The Context object manages device memory resources and holds overall information about the device.

  1. Allocate / Free device memory resources.
    auto ptr = context->memAlloc(size);
    context->memFree(ptr);
    
  2. Check device resources
    printf("Remain memory in device %d = %d\n", deviceId, context->remainMemorySize());
    printf("Remain sub in device %d = %d\n", deviceId, context->remainSub());
    
  3. Allocate / Free device compute resources by creating Job object.
    auto numSub = 4;
    auto job = context->createJob(numSub);
    

Job

The Job object manages device compute resources and offloads user applications to the device. The Job object is a group of Sub which is a compute unit to execute user application.

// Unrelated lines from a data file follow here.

// ... 300 lines not shown
#endif
#ifndef SC_EDGE_LIST
#define SC_EDGE_LIST 1
#endif
#ifndef SC_EDGE_CAP
#define SC_EDGE_CAP 32
#endif
#ifndef SC_EDGE_UNROLL
#define SC_EDGE_UNROLL 2
#endif
#ifndef RTX_SC_TILE_LEVEL
#define RTX_SC_TILE_LEVEL 1
#endif
#define RTX_SC_TILE_DIST 512
#ifndef RTX_SC_RED_REG
#define RTX_SC_RED_REG 1
#endif
#ifndef RTX_SC_MERGE
#define RTX_SC_MERGE 1
#endif
#ifndef RTX_SC_BAND_SPLIT
#define RTX_SC_BAND_SPLIT 1
#endif
#ifndef SC_ENT_CAP
#define SC_ENT_CAP (SC_EDGE_LIST ? 16 : 32)
#endif
template <bool SMALLY, bool PARTS = false>
__device__ __forceinline__ void nodal_tile(const ScArgs& a, const int b_or_tile, const int k, const int2 part_rng = make_int2(0, 0),
                                           float* __restrict__ part_out = nullptr, const unsigned done_rows = 0u) {
  constexpr int ROWS = RTX_SC_ROWS;
  constexpr int TILE = 64 * ROWS;
  __shared__ float s_acc[SC_NW][TILE];
  __shared__ float4 s_ent[SC_NW][SC_ENT_CAP][4];
  __shared__ float4 s_edge[SC_NW][SC_EDGE_LIST ? SC_EDGE_CAP : 1][2];
  __shared__ float s_nodsum[RTX_SC_ROWS][CHEB_N];
  static_assert((RTX_SC_ROWS * CHEB_N + TCHEB_N + 1) * 4 <= SC_ENT_CAP * 64, "row sums + tile sums fit in one wave's entry list");

  const int tile = part_out ? b_or_tile : xcd_tile(b_or_tile);
  if (tile >= a.n_tiles) return;
  const int wave = __builtin_amdgcn_readfirstlane((int)(threadIdx.x >> 6));
  const int lane = threadIdx.x & 63;
  const long long n = a.g.n;
  const int ia = tile * TILE;
  const int ib = (int)((long long)ia + TILE < n ? (long long)ia + TILE : n);
  const int nt = ib - ia;
  const LineRec* __restrict__ rec = a.rec + (size_t)k * (size_t)a.n_lines;
  const LineRec64* __restrict__ rec64 = a.rec64 + (size_t)k * (size_t)a.n_lines;
  const int2 rng = part_out ? part_rng : a.ranges[(size_t)k * a.n_tiles + tile];
  float* __restrict__ acc = s_acc[wave];
#pragma unroll
  for (int r = 0; r < ROWS; ++r) acc[r * 64 + lane] = 0.f;
  const float lanef = (float)lane;
  bool touched = false;
// ... 1 lines not shown
  long long t_prev = RTX_SC_STAMP ? (long long)clock64() : 0;
  const long long t_begin = t_prev;

  const int l = lane >> 3, j = lane & 7;
  float nod[ROWS];
#pragma unroll
  for (int r = 0; r < ROWS; ++r) nod[r] = 0.f;
  constexpr bool TILE_LEVEL = RTX_SC_TILE_LEVEL && ROWS == 16;
#ifndef RTX_SC_OFF_LDS
#define RTX_SC_OFF_LDS 0
#endif
#if !RTX_SC_OFF_LDS
  const float off_j = CHEB_OFF[j];
#endif
  if (lane < 8) {
    int lt = lane;
    if (SMALLY) asm volatile("" : "+v"(lt));
    s_nodsum[wave][lane] = CHEB_OFF[lt];
    if (TILE_LEVEL) s_nodsum[SC_NW + wave][lane] = TCHEB_OFF[lt];
  }
  float tnod_a = 0.f, tnod_b = 0.f;
  int n_tile_members = 0;
  int n_ent = 0;
  float4(*__restrict__ ent)[4] = s_ent[wave];
  auto below = [](unsigned long long m) -> int {
    return (int)__builtin_amdgcn_mbcnt_hi((unsigned)(m >> 32), __builtin_amdgcn_mbcnt_lo((unsigned)m, 0u));
  };
  auto pull = [](int src_lane, float v) -> float {
    return __int_as_float(__builtin_amdgcn_ds_bpermute(src_lane << 2, __float_as_int(v)));
  };

  static_assert(ROWS <= 16, "an entry packs its row masks as 16-bit halves");
  auto drain = [&]() {
    for (int e = 0; e < n_ent; ++e) {
      const float4 e0 = ent[e][0], e1 = ent[e][1], e2 = ent[e][2], e3 = ent[e][3];
      LineRec q;
      q.a = e0.x; q.c = e0.y; q.b1 = e0.z; q.b0 = e0.w;
      q.Ay = e1.x; q.Ay0 = e1.y; q.y = e1.z; q.A = e1.w;
      const float u0 = e2.x + lanef, ulo = e2.y, uhi = e2.z, zw_f = e2.w;
      const unsigned w0 = (unsigned)__builtin_amdgcn_readfirstlane(__float_as_int(e3.x));
      const unsigned w1 = (unsigned)__builtin_amdgcn_readfirstlane(__float_as_int(e3.y));
      unsigned m_pp = w0 & 0xffffu, m_ed = w0 >> 16, m_bd = w1 & 0xffffu, m_cut = w1 >> 16;
      if (!PARTS) {
        m_pp &= ~done_rows; m_ed &= ~done_rows;
      }
      auto slot = [&]() -> int { return __builtin_amdgcn_readfirstlane(__float_as_int(ent[e][3].z)); };
      STAMP(3);
      if (RTX_SC_ABLATE & 4) m_pp = m_ed = 0u;
      while (m_pp) {
        const int r = __builtin_ctz(m_pp);
        m_pp &= m_pp - 1u;
        float* p = acc + r * 64 + lane;
        float x0, n0, d0;
        farwing(u0 + (float)(64 * r), q, x0, n0, d0);
        p[0] = fmaf(n0, d0, p[0]);
      }
      while (m_ed) {
        const int r = __builtin_ctz(m_ed);
        m_ed &= m_ed - 1u;
        float* p = acc + r * 64 + lane;
        const float u = u0 + (float)(64 * r);
        float x0, n0, d0;
        farwing(u, q, x0, n0, d0);
        n0 = (u >= ulo && u < uhi) ? n0 : 0.f;
        p[0] = fmaf(n0, d0, p[0]);
      }
// ... 15 lines not shown
              p[0] = fmaf(num, rden, p[0]);
            }
          } else {
            for (; r < r_end; ++r) {
              float* p = acc + r * 64 + lane;
              float num, rden;
              band_row<0, false, 0>(a, rec64, slot, q, u0 + (float)(64 * r), ia + 64 * r + lane, zw_f, ulo, uhi, false, num, rden, touched);
              p[0] = fmaf(num, rden, p[0]);
            }
          }
        }
        while (m_cut) {
          const int r = __builtin_ctz(m_cut);
          m_cut &= m_cut - 1u;
          float* p = acc + r * 64 + lane;
          float num, rden;
          band_row<SMALLY ? 2 : 0>(a, rec64, slot, q, u0 + (float)(64 * r), ia + 64 * r + lane, zw_f, ulo, uhi, small_y, num, rden, touched);
          p[0] = fmaf(num, rden, p[0]);
        }
      }
      STAMP(5);
    }
    n_ent = 0;
  };

  int n_edge = 0;
  float4(*__restrict__ edg)[2] = s_edge[wave];
  auto edge_one = [&](const float4& E0, const float4& E1, int pk) {
    const int r = (pk >> 7) & 31, t = pk & 127;
    const bool right = (pk >> 12) & 1;
    float* p = acc + r * 64 + lane;
    const float u = E1.z + lanef;
    const float x = fmaf(u, E0.x, E0.y);
    const float xx = x * x;
    float num = fmaf(xx, E1.x, E1.y);
    const float rden = __builtin_amdgcn_rcpf(fmaf(xx + E0.z, xx, E0.w));
    const bool inside = (lane >= t) != right;
    num = inside ? num : 0.f;
    p[0] = fmaf(num, rden, p[0]);
  };
  auto drain_edges = [&]() {
    for (int e = 0; e < n_edge; e += SC_EDGE_UNROLL) {
      float4 E0[SC_EDGE_UNROLL], E1[SC_EDGE_UNROLL];
      int pk[SC_EDGE_UNROLL];
#pragma unroll
      for (int q = 0; q < SC_EDGE_UNROLL; ++q) {
        const int eq = e + q < n_edge ? e + q : e;
        E0[q] = edg[eq][0];
        E1[q] = edg[eq][1];
      }
#pragma unroll
      for (int q = 0; q < SC_EDGE_UNROLL; ++q) pk[q] = __builtin_amdgcn_readfirstlane(__float_as_int(E1[q].w));
#pragma unroll
      for (int q = 0; q < SC_EDGE_UNROLL; ++q)
        if (e + q < n_edge) edge_one(E0[q], E1[q], pk[q]);
    }
    n_edge = 0;
  };

  for (int base = rng.x + wave; base < rng.y; base += 64 * SC_NW) {
    const int slot = base + SC_NW * lane;
    const bool valid = slot < rng.y;
    const float4* __restrict__ pr = reinterpret_cast<const float4*>(rec + (valid ? slot : rng.y - 1));
    const float4 f0 = pr[0];
    const float4 f1 = pr[1];
    const float4 f2 = pr[2];
    const int qi0 = __float_as_int(f2.x), qlo = __float_as_int(f2.y), qhi = __float_as_int(f2.z), qzw = __float_as_int(f2.w);
    const bool reach = valid && qhi > ia && qlo < ib;
    const RowGeom g = row_geom(qi0, qlo, qhi, qzw, ia, nt);
    auto bits = [](int lo, int hi) -> unsigned {
      return hi > lo ? (((1u << hi) - 1u) & ~((1u << lo) - 1u)) : 0u;
    };
    const unsigned m_reach = reach ? bits(g.r_lo, g.r_hi) : 0u;
    const unsigned m_in = reach ? bits(g.c0, g.c1) : 0u;
    const unsigned m_near = bits(g.n0 > 0 ? g.n0 : 0, (g.n1 < ROWS - 1 ? g.n1 : ROWS - 1) + 1);
    const unsigned m_band = bits(g.z0, g.z1 + 1);
    const unsigned m_far = (RTX_SC_ABLATE & 2) ? 0u : (m_in & ~m_near);
    const unsigned m_bd = m_reach & m_band;
    const unsigned m_pp = m_in & m_near & ~m_band;
    const unsigned m_ed = (RTX_SC_ABLATE & 16) ? 0u : (m_reach & ~m_in & ~m_band);
    const float ub = (float)(ia - qi0);
    constexpr unsigned ALL_ROWS = (1u << ROWS) - 1u;
    if (RTX_SC_STAMP && __ballot(m_pp == 0xffffffffu)) t_ph[7] += 1;
    STAMP(0);

    bool edge_only = false;
    if (SC_EDGE_LIST) {
      const bool single = m_pp == 0u && m_bd == 0u && m_ed != 0u && (m_ed & (m_ed - 1u)) == 0u;
      const int re = single ? __builtin_ctz(m_ed) : 0;
      const bool left = g.part_l && re == g.r_lo, rightc = g.part_r && re == g.r_hi - 1;
      edge_only = single && (left != rightc) && !(RTX_SC_ABLATE & 8);
      const int dlo = qlo - ia, dhi = qhi - ia;
      const int t = left ? dlo - 64 * re : dhi - 64 * re;
      const int pk = (t & 127) | (re << 7) | (left ? 0 : 1 << 12);
      bool emit = edge_only;
      unsigned long long eb = __ballot(emit);
      while (eb) {
        const int room = SC_EDGE_CAP - n_edge;
        const int r = below(eb);
        if (emit && r < room) {
          float4* d = edg[n_edge + r];
          d[0] = f0;
          d[1] = make_float4(f1.x, f1.y, ub + (float)(64 * re), __int_as_float(pk));
          emit = false;
        }
        const int cnt = __popcll(eb);
        n_edge += cnt < room ? cnt : room;
        if (n_edge == SC_EDGE_CAP) drain_edges();
        eb = __ballot(emit);
      }
    }
    {
      const unsigned m_cut = f1.z < 1.0f ? m_bd : m_bd & ~m_in;
      const unsigned w0 = m_pp | (m_ed << 16), w1 = m_bd | (m_cut << 16);
      bool emit = !(RTX_SC_ABLATE & 8) && !edge_only && (w0 | w1) != 0u;
      unsigned long long eb = __ballot(emit);
      while (eb) {
        const int room = SC_ENT_CAP - n_ent;
        const int r = below(eb);
        if (emit && r < room) {
          float4* d = ent[n_ent + r];
          d[0] = f0;
          d[1] = f1;
          d[2] = make_float4(ub, (float)(qlo - qi0), (float)(qhi - qi0), qzw > 0 ? (float)qzw : -1.0f);
          d[3] = make_float4(__int_as_float((int)w0), __int_as_float((int)w1), __int_as_float(slot), __int_as_float((f1.z < 1.0f ? 1 : 0) | (f1.z >= 6.0f ? 2 : 0)));
          emit = false;
        }
        const int cnt = __popcll(eb);
        n_ent += cnt < room ? cnt : room;
        if (n_ent == SC_ENT_CAP) drain();
        eb = __ballot(emit);
      }
    }
    STAMP(1);
    bool is_t = false;
    if (TILE_LEVEL) {
      is_t = m_far == ALL_ROWS && (ia - qi0 >= RTX_SC_TILE_DIST || qi0 - (ia + TILE - 1) >= RTX_SC_TILE_DIST);
      const unsigned long long tb = __ballot(is_t);
      if (tb) {
        const int nT = __popcll(tb);
        n_tile_members += nT;
        const float toff_a = s_nodsum[SC_NW + wave][j];
        const int src = __builtin_amdgcn_ds_permute((is_t ? below(tb) : 63) << 2, lane);
        for (int g0 = 0; g0 < nT; g0 += 8) {
          const int e = g0 + l;
          const int sl = __builtin_amdgcn_ds_bpermute(e << 2, src);
          const float qa = pull(sl, f0.x), qc = pull(sl, f0.y), qb1 = pull(sl, f0.z), qb0 = pull(sl, f0.w);
          float qAy = pull(sl, f1.x), qAy0 = pull(sl, f1.y);
          const float qub = pull(sl, ub);
          if (e >= nT) { qAy = 0.f; qAy0 = 0.f; }
          const float xa = fmaf(qub, qa, fmaf(toff_a, qa, qc));
          const float xb = fmaf(qub, qa, fmaf(1023.0f - toff_a, qa, qc));
// ... 8 lines not shown
      const int nF = __popcll(__ballot(m_far == ALL_ROWS && !is_t)), nP = __popcll(__ballot(m_far != 0u && m_far != ALL_ROWS));
      merged = ((nF + nP + 7) >> 3) < ((nF + 7) >> 3) + ((nP + 7) >> 3);
    }
#pragma unroll
    for (int pass = 0; pass < 2; ++pass) {
      const bool is_m = pass == 0 ? (m_far == ALL_ROWS && !is_t && !merged) : (m_far != 0u && (m_far != ALL_ROWS || (merged && !is_t)));
      const unsigned long long rb = __ballot(is_m);
      if (!rb) continue;
      const int nR = __popcll(rb);
#if RTX_SC_OFF_LDS
      const float off_j = s_nodsum[wave][j];
#endif
      const int src = __builtin_amdgcn_ds_permute((is_m ? below(rb) : 63) << 2, lane);
      for (int g0 = 0; g0 < nR; g0 += 8) {
        const int e = g0 + l;
        const int sl = __builtin_amdgcn_ds_bpermute(e << 2, src);
        const float qa = pull(sl, f0.x), qc = pull(sl, f0.y), qb1 = pull(sl, f0.z), qb0 = pull(sl, f0.w);
        float qAy = pull(sl, f1.x), qAy0 = pull(sl, f1.y);
        const float qub = pull(sl, ub);
        const float x0 = fmaf(qub, qa, fmaf(off_j, qa, qc));
        const float dx = 64.0f * qa;
        if (pass == 0) {
          if (e >= nR) { qAy = 0.f; qAy0 = 0.f; }
#pragma unroll
          for (int r = 0; r < ROWS; ++r) {
            const float x = fmaf((float)r, dx, x0);
            const float xx = x * x;
            const float num = fmaf(xx, qAy, qAy0);
            const float rden = __builtin_amdgcn_rcpf(fmaf(xx + qb1, xx, qb0));
            nod[r] = fmaf(num, rden, nod[r]);
          }
        } else {
          int mf = __builtin_amdgcn_ds_bpermute(sl << 2, (int)m_far);
          mf = e < nR ? mf : 0;
#define SC_PART_ROW(r_)                                                                  \
          if (r_ < ROWS) {                                                                 \
            const float x = fmaf((float)(r_), dx, x0);                                     \
            const float xx = x * x;                                                        \
            float num = fmaf(xx, qAy, qAy0);                                               \
            const float rden = __builtin_amdgcn_rcpf(fmaf(xx + qb1, xx, qb0));             \
            int mb;                                                                        \
            asm("v_bfe_i32 %0, %1, %2, 1" : "=v"(mb) : "v"(mf), "n"(r_));                  \
            num = __int_as_float(__float_as_int(num) & mb);                                \
            nod[r_ < ROWS ? r_ : 0] = fmaf(num, rden, nod[r_ < ROWS ? r_ : 0]);            \
          }
          SC_PART_ROW(0) SC_PART_ROW(1) SC_PART_ROW(2) SC_PART_ROW(3) SC_PART_ROW(4) SC_PART_ROW(5) SC_PART_ROW(6) SC_PART_ROW(7)
          SC_PART_ROW(8) SC_PART_ROW(9) SC_PART_ROW(10) SC_PART_ROW(11) SC_PART_ROW(12) SC_PART_ROW(13) SC_PART_ROW(14) SC_PART_ROW(15)
          SC_PART_ROW(16) SC_PART_ROW(17) SC_PART_ROW(18) SC_PART_ROW(19) SC_PART_ROW(20) SC_PART_ROW(21) SC_PART_ROW(22) SC_PART_ROW(23)
          SC_PART_ROW(24) SC_PART_ROW(25) SC_PART_ROW(26) SC_PART_ROW(27) SC_PART_ROW(28) SC_PART_ROW(29) SC_PART_ROW(30)
#undef SC_PART_ROW
        }
      }
    }
    STAMP(2);
  }
  drain();
  if (SC_EDGE_LIST) drain_edges();

  const int ln = (int)__builtin_amdgcn_mbcnt_hi(~0u, __builtin_amdgcn_mbcnt_lo(~0u, 0u));
#if RTX_SC_RED_REG
  auto ror8 = [](float v) -> float {
    return v + __int_as_float(__builtin_amdgcn_update_dpp(0, __float_as_int(v), 0x128, 0xf, 0xf, true));
  };
  auto swap16 = [](float a, float b) -> float {
    const auto s = __builtin_amdgcn_permlane16_swap((unsigned)__float_as_int(a), (unsigned)__float_as_int(b), false, false);
    return __int_as_float((int)s[0]) + __int_as_float((int)s[1]);
  };
  auto swap32 = [](float a, float b) -> float {
    const auto s = __builtin_amdgcn_permlane32_swap((unsigned)__float_as_int(a), (unsigned)__float_as_int(b), false, false);
    return __int_as_float((int)s[0]) + __int_as_float((int)s[1]);
// ... 16 lines not shown
#pragma unroll
  for (int r = 0; r < ROWS; ++r) {
    float v = nod[r];
    v += __shfl_xor(v, 8);
    v += __shfl_xor(v, 16);
    v += __shfl_xor(v, 32);
    if (lane < 8) reinterpret_cast<float*>(&s_ent[wave][0][0])[r * CHEB_N + lane] = v;
  }
  if (TILE_LEVEL) {
    float va = tnod_a, vb = tnod_b;
    va += __shfl_xor(va, 8);  vb += __shfl_xor(vb, 8);
    va += __shfl_xor(va, 16); vb += __shfl_xor(vb, 16);
    va += __shfl_xor(va, 32); vb += __shfl_xor(vb, 32);
    float* ts = reinterpret_cast<float*>(&s_ent[wave][0][0]) + ROWS * CHEB_N;
    if (lane < 8) { ts[lane] = va; ts[15 - lane] = vb; }
    if (lane == 0) ts[16] = __int_as_float(n_tile_members);
  }
#endif
  STAMP(2);
  __syncthreads();
  STAMP(6);
  static_assert(SC_NW == 1 || SC_NW == 2 || SC_NW == 4, "one, two or four waves per workgroup");
  for (int o = wave * 64 + ln; o < ROWS * CHEB_N; o += 64 * SC_NW) {
    float v = reinterpret_cast<const float*>(&s_ent[0][0][0])[o];
    if constexpr (SC_NW >= 2) v += reinterpret_cast<const float*>(&s_ent[1][0][0])[o];
    if constexpr (SC_NW == 4) v += reinterpret_cast<const float*>(&s_ent[2][0][0])[o] + reinterpret_cast<const float*>(&s_ent[3][0][0])[o];
    if (TILE_LEVEL) {
      int any = 0;
#pragma unroll
      for (int w = 0; w < SC_NW; ++w) any |= __float_as_int(reinterpret_cast<const float*>(&s_ent[w][0][0])[ROWS * CHEB_N + 16]);
      if (any) {
        float c = 0.f;
#pragma unroll
        for (int t = 0; t < TCHEB_N; ++t) {
          float tsum = reinterpret_cast<const float*>(&s_ent[0][0][0])[ROWS * CHEB_N + t];
          if constexpr (SC_NW >= 2) tsum += reinterpret_cast<const float*>(&s_ent[1][0][0])[ROWS * CHEB_N + t];
          if constexpr (SC_NW == 4)
            tsum += reinterpret_cast<const float*>(&s_ent[2][0][0])[ROWS * CHEB_N + t] + reinterpret_cast<const float*>(&s_ent[3][0][0])[ROWS * CHEB_N + t];
          c = fmaf(TCHEB_M[t][o], tsum, c);
        }
        v += c;
      }
    }
    s_nodsum[o >> 3][o & 7] = v;
  }
  __syncthreads();
// ... 14 lines not shown
      if constexpr (SC_NW == 4) pp += s_acc[2][t] + s_acc[3][t];
      const float v = pp + f;
      if (part_out) {
        part_out[t] = v;
      } else if (i < (long long)ib) {
        const size_t o = (size_t)k * (size_t)a.ld + (size_t)i;
        if (a.out32) a.out32[o] = v;
        if (a.out64) a.out64[o] = (double)v * a.inv_scale;
      }
    }
  }
  if (RTX_SC_STAMP && !part_out) {
    t_ph[7] = (long long)clock64() - t_begin;
    if (lane == 0) {
      unsigned long long* o = a.stamp + ((size_t)(blockIdx.y * gridDim.x + blockIdx.x) * SC_NW + wave) * SC_NSTAMP;
      for (int i = 0; i < SC_NSTAMP; ++i) o[i] = (unsigned long long)t_ph[i];
    }
  }
}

  1. load a binary file into the device.
     const char* filename = "mu_kernel.mubin";
     auto muModule = pxl::createModule(filename);
     job->load(muModule);
    
  2. Allocate / Free device compute resources.
      // allocates additional Sub to current job.
     auto numSub = 2;
     auto ret = job->subAlloc(numSub); // return false if there is no remaining sub to assign current job.
    
  3. Create Map and Parallel object.
     auto testCount = 1024 * 1024;
     auto muFunc = muModule->createFunction("mu_main"); // name of mu_kernel main.
     auto map = job->buildMap(muFunc, testCount);
     auto parallel = job->buildParallel(muFunc, testCount);
    

Map

The Map object is responsible for executing a map operation on a given job. It provides methods to set input and output arguments, set the batch size, and synchronize the execution. The map operation can be executed by calling the execute method. map->execute(...) takes up to 10 arguments, which should be a C++ fundamental type or a Tensor object. The Tensor object defines the type and shape of the array so that Map can appropriately distribute array elements to each MU. The Map operation divides the array argument into equal chunks and distributes the sliced chunks to the MU threads. Alt text

Parallel

The Parallel object is responsible for executing a parallel operation on a given job. It provides methods to set the batch size, and synchronize the execution. The parallel operation can be executed by calling the execute method. parallel->execute(...) takes up to 10 arguments, which should be a C++ fundamental type or a device memory pointer allocated from the Context object. The Parallel operation distributes identical arguments to all MU threads belongs to assigned Sub. In MU kernel code, the user needs to reference the appropriate memory address with taskIdx, obtained by calling mu::getTaskIdx() function. Alt text

Module and Function

The Module object represents MU kernel binary compiled by provided MU compiler. the Function object points out the starting function when the user launches offloading job on the device. the Module provides an interface for accessing functions within a module. It also provides information about the module’s binary path and the number of functions it contains.

Alt text

PXL example code

const char* filename = "mu_kernel.mubin";
auto muModule = pxl::createModule(filename);
auto sortFunc = muModule->createFunction("bubbleSort");
auto searchFunc = muModule->createFunction("binarySearch");